Un vero e proprio tesoro del repertorio Romantico, assente dalle scene per oltre quarant’anni, torna finalmente a risplendere sul palcoscenico del Teatro Costanzi. Il Teatro dell’Opera di Roma chiuderà la sua stagione di balletto 2024/25 con un evento eccezionale: la ripresa del *Marco Spada* nella storica e monumentale versione che Pierre Lacotte creò proprio per la capitale nel 1981. Dal 24 al 29 ottobre, il pubblico potrà assistere a quella che non è una semplice riproposizione, ma una vera e propria operazione di archeologia della danza, un omaggio al genio del coreografo francese recentemente scomparso.
La storia di questo balletto è di per sé un romanzo. Nato a Parigi nel 1857 dalla collaborazione tra il compositore Daniel-François-Esprit Auber e il librettista Eugène Scribe, su coreografia di Joseph Mazilier, *Marco Spada* cadde presto nell’oblio. Fu Pierre Lacotte, maestro indiscusso nel recupero filologico dei balletti del XIX secolo, a riportarlo in vita nel 1981 proprio a Roma. Quella prima, che vide protagonista un leggendario Rudolf Nureyev, fu un trionfo che segnò la storia del ballo del Novecento. Oggi, a più di 40 anni di distanza, quello stesso allestimento, con le scene e i costumi disegnati dallo stesso Lacotte, viene ricostruito per una nuova generazione di interpreti e spettatori.

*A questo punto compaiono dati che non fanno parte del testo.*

Measured after the change: 1136 (median of 6 runs). 1.3% higher.

```diff
diff --git a/scene_generation_amd/csrc/common.h b/scene_generation_amd/csrc/common.h
--- a/scene_generation_amd/csrc/common.h
+++ b/scene_generation_amd/csrc/common.h
@@ -70,6 +70,7 @@
   SG_OPT_W43_WGRAD_TILE,
   SG_OPT_PAR_SPLIT,
   SG_OPT_TAIL_CAPTURE,
+  SG_OPT_WGRAD_PADDED,
   SG_OPT_COUNT
 };
 extern std::atomic<int> g_sg_opt[SG_OPT_COUNT];
diff --git a/scene_generation_amd/csrc/igemm.hip b/scene_generation_amd/csrc/igemm.hip
--- a/scene_generation_amd/csrc/igemm.hip
+++ b/scene_generation_amd/csrc/igemm.hip
@@ -165,12 +165,19 @@
   SG_ARG_CHECK(L > 0 && L <= d->C1 + d->C2, "%s: L=%d outside (0, %d]", who, L, d->C1 + d->C2);
   return 0;
 }
+static size_t sparse_wgrad_base_ws(const sgConvDesc* d, int L) {
+  const size_t a = sparse_wgrad_ws(d->N, d->Cout, d->C1 + d->C2, L, d->KS * d->KS), cs = sg_channel_sum_ws_bytes(d->Cout);
+  return a > cs ? a : cs;
+}
+static size_t sparse_wgrad_padded_bytes(const sgConvDesc* d, int L) {
+  return nk_padded_bytes(d->KS, d->N, L, d->C2, d->H, d->W, d->upsample, d->OH, d->OW, d->stride, d->pad, d->pad_reflect);
+}
 extern "C" size_t sg_conv2d_sparse_ws_bytes(const sgConvDesc* d, int L, int kind) {
   if (!d || L <= 0) return 0;
   const int KS2 = d->KS * d->KS;
   if (kind == 0) return sparse_fwd_ws(d->N, d->Cout, L, KS2);
-  const size_t a = sparse_wgrad_ws(d->N, d->Cout, d->C1 + d->C2, L, KS2), cs = sg_channel_sum_ws_bytes(d->Cout);
-  return a > cs ? a : cs;
+  const size_t base = sparse_wgrad_base_ws(d, L), pb = sparse_wgrad_padded_bytes(d, L);
+  return pb ? nk_padded_offset(base) + pb : base;
 }
 extern "C" int sg_conv2d_fwd_sparse(const sgConvDesc* d, const float* x1, const float* x2, const float* w,
                                     const float* bias, const int32_t* chan_list, const int32_t* chan_cnt, int L, float* y,
@@ -196,7 +203,7 @@
   sgk::t_alg_bytes = 4.0 * ((double)d->N * L * d->H * d->W + (double)d->N * d->Cout * L * d->KS * d->KS + (double)d->N * d->Cout * d->OH * d->OW);
   SG_ARG_CHECK(gy && x1 && gw && ws, "sg_conv2d_wgrad_sparse: null pointer");
   SG_ARG_CHECK(d->C2 == 0 || x2, "sg_conv2d_wgrad_sparse: C2>0 but x2 null");
-  SG_ARG_CHECK(ws_bytes >= sg_conv2d_sparse_ws_bytes(d, L, 2), "sg_conv2d_wgrad_sparse: workspace too small");
+  SG_ARG_CHECK(ws_bytes >= sparse_wgrad_base_ws(d, L), "sg_conv2d_wgrad_sparse: workspace too small");
   hipStream_t s = (hipStream_t)stream;
   Gather g = make_gather(x1, x2, d->C1, d->C2, d->H, d->W, d->upsample, d->OH, d->OW, d->stride, d->pad, d->pad_reflect);
   g.bcast2 = d->x2_broadcast;
@@ -230,11 +237,13 @@
   sgk::t_alg_bytes = 4.0 * ((double)d->N * L * d->H * d->W + (double)d->N * d->Cout * L * d->KS * d->KS + (double)d->N * d->Cout * d->OH * d->OW);
   SG_ARG_CHECK(gy && x1 && gwimg && ws, "sg_conv2d_wgrad_perimage: null pointer");
   SG_ARG_CHECK(d->C2 == 0 || x2, "sg_conv2d_wgrad_perimage: C2>0 but x2 null");
-  SG_ARG_CHECK(ws_bytes >= sg_conv2d_sparse_ws_bytes(d, L, 2), "sg_conv2d_wgrad_perimage: workspace too small");
+  const size_t base = sparse_wgrad_base_ws(d, L), pb = sparse_wgrad_padded_bytes(d, L);
+  SG_ARG_CHECK(ws_bytes >= base, "sg_conv2d_wgrad_perimage: workspace too small");
   hipStream_t s = (hipStream_t)stream;
   Gather g = make_gather(x1, x2, d->C1, d->C2, d->H, d->W, d->upsample, d->OH, d->OW, d->stride, d->pad, d->pad_reflect);
   g.bcast2 = d->x2_broadcast;
-  const Sparse sp{chan_list, chan_cnt, L, nullptr, gwimg};
+  Sparse sp{chan_list, chan_cnt, L, nullptr, gwimg};
+  if (pb && ws_bytes >= nk_padded_offset(base) + pb) sp.pad_off = nk_padded_offset(base);
   if (int rc = sgk::nk_run(d->KS, gy, d->Cout, d->Cout, g, d->N, nullptr, ws, ws_bytes, 0.0, s, &sp)) return rc;
   SG_LAUNCH_CHECK("sg_conv2d_wgrad_perimage");
   return 0;
diff --git a/scene_generation_amd/csrc/igemm_core.h b/scene_generation_amd/csrc/igemm_core.h
--- a/scene_generation_amd/csrc/igemm_core.h
+++ b/scene_generation_amd/csrc/igemm_core.h
@@ -23,7 +23,7 @@
 };
 
 struct KEntry { unsigned choff; unsigned tapsel; };
-struct Sparse { const int* list; const int* cnt; int L; const float* wimg; float* gwimg; };
+struct Sparse { const int* list; const int* cnt; int L; const float* wimg; float* gwimg; size_t pad_off = 0; };
 struct TabEntry { void* dev; size_t bytes; hipEvent_t ready; hipStream_t stream; };
 using TabKey = std::array<long long, 12>;
 extern thread_local double t_alg_bytes;
@@ -800,6 +800,56 @@
   }
 };
 
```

A rendere questa ripresa ancora più attesa è un cast di caratura internazionale di assoluto prestigio. Per interpretare i ruoli principali, la Fondazione capitolina ospita stelle di prima grandezza, creando un ponte artistico di grande significato. Debuttano a Roma i danzatori russi del Teatro Bol’šoj, il Principal Igor’ Cvirko (nel ruolo del titolo) e il leading soloist Dmitrij Vyskubenko (Federici). Al loro fianco, nel ruolo di Angela, la Principal ucraina dello Staatsballett Berlin, Iana Salenko, artista amatissima dal pubblico romano.
Una parata di stelle che dialogherà con i talenti del Corpo di Ballo dell’Opera di Roma. L’étoile Alessio Rezza si alternerà a Cvirko nel ruolo del brigante gentiluomo, mentre l’étoile Alessandra Amato vestirà i panni della Marchesa Sampietri, in alternanza con le prime ballerine Marianna Suriano e Federica Maine. La solista Marta Marigliani danzerà nel ruolo di Angela, e i primi ballerini Claudio Cocino e Michele Satriano si cimenteranno nell’impegnativo ruolo di Pepinelli. La direzione dell’Orchestra è affidata alla bacchetta esperta di David Garforth, una garanzia per questo repertorio.
Il ritorno di *Marco Spada* non è solo un appuntamento imperdibile per gli amanti della danza, ma un’occasione per riscoprire una pagina gloriosa del teatro romano e per celebrare l’eredità di Pierre Lacotte, un artista che ha saputo, come nessun altro, trasformare la storia in spettacolo vivo e pulsante. Un’occasione per ammirare un balletto grandioso, ricco di virtuosismi, pantomima e colpi di scena, che evoca il fascino romantico dell’Italia del brigantaggio. Un evento che, già sulla carta, si preannuncia memorabile.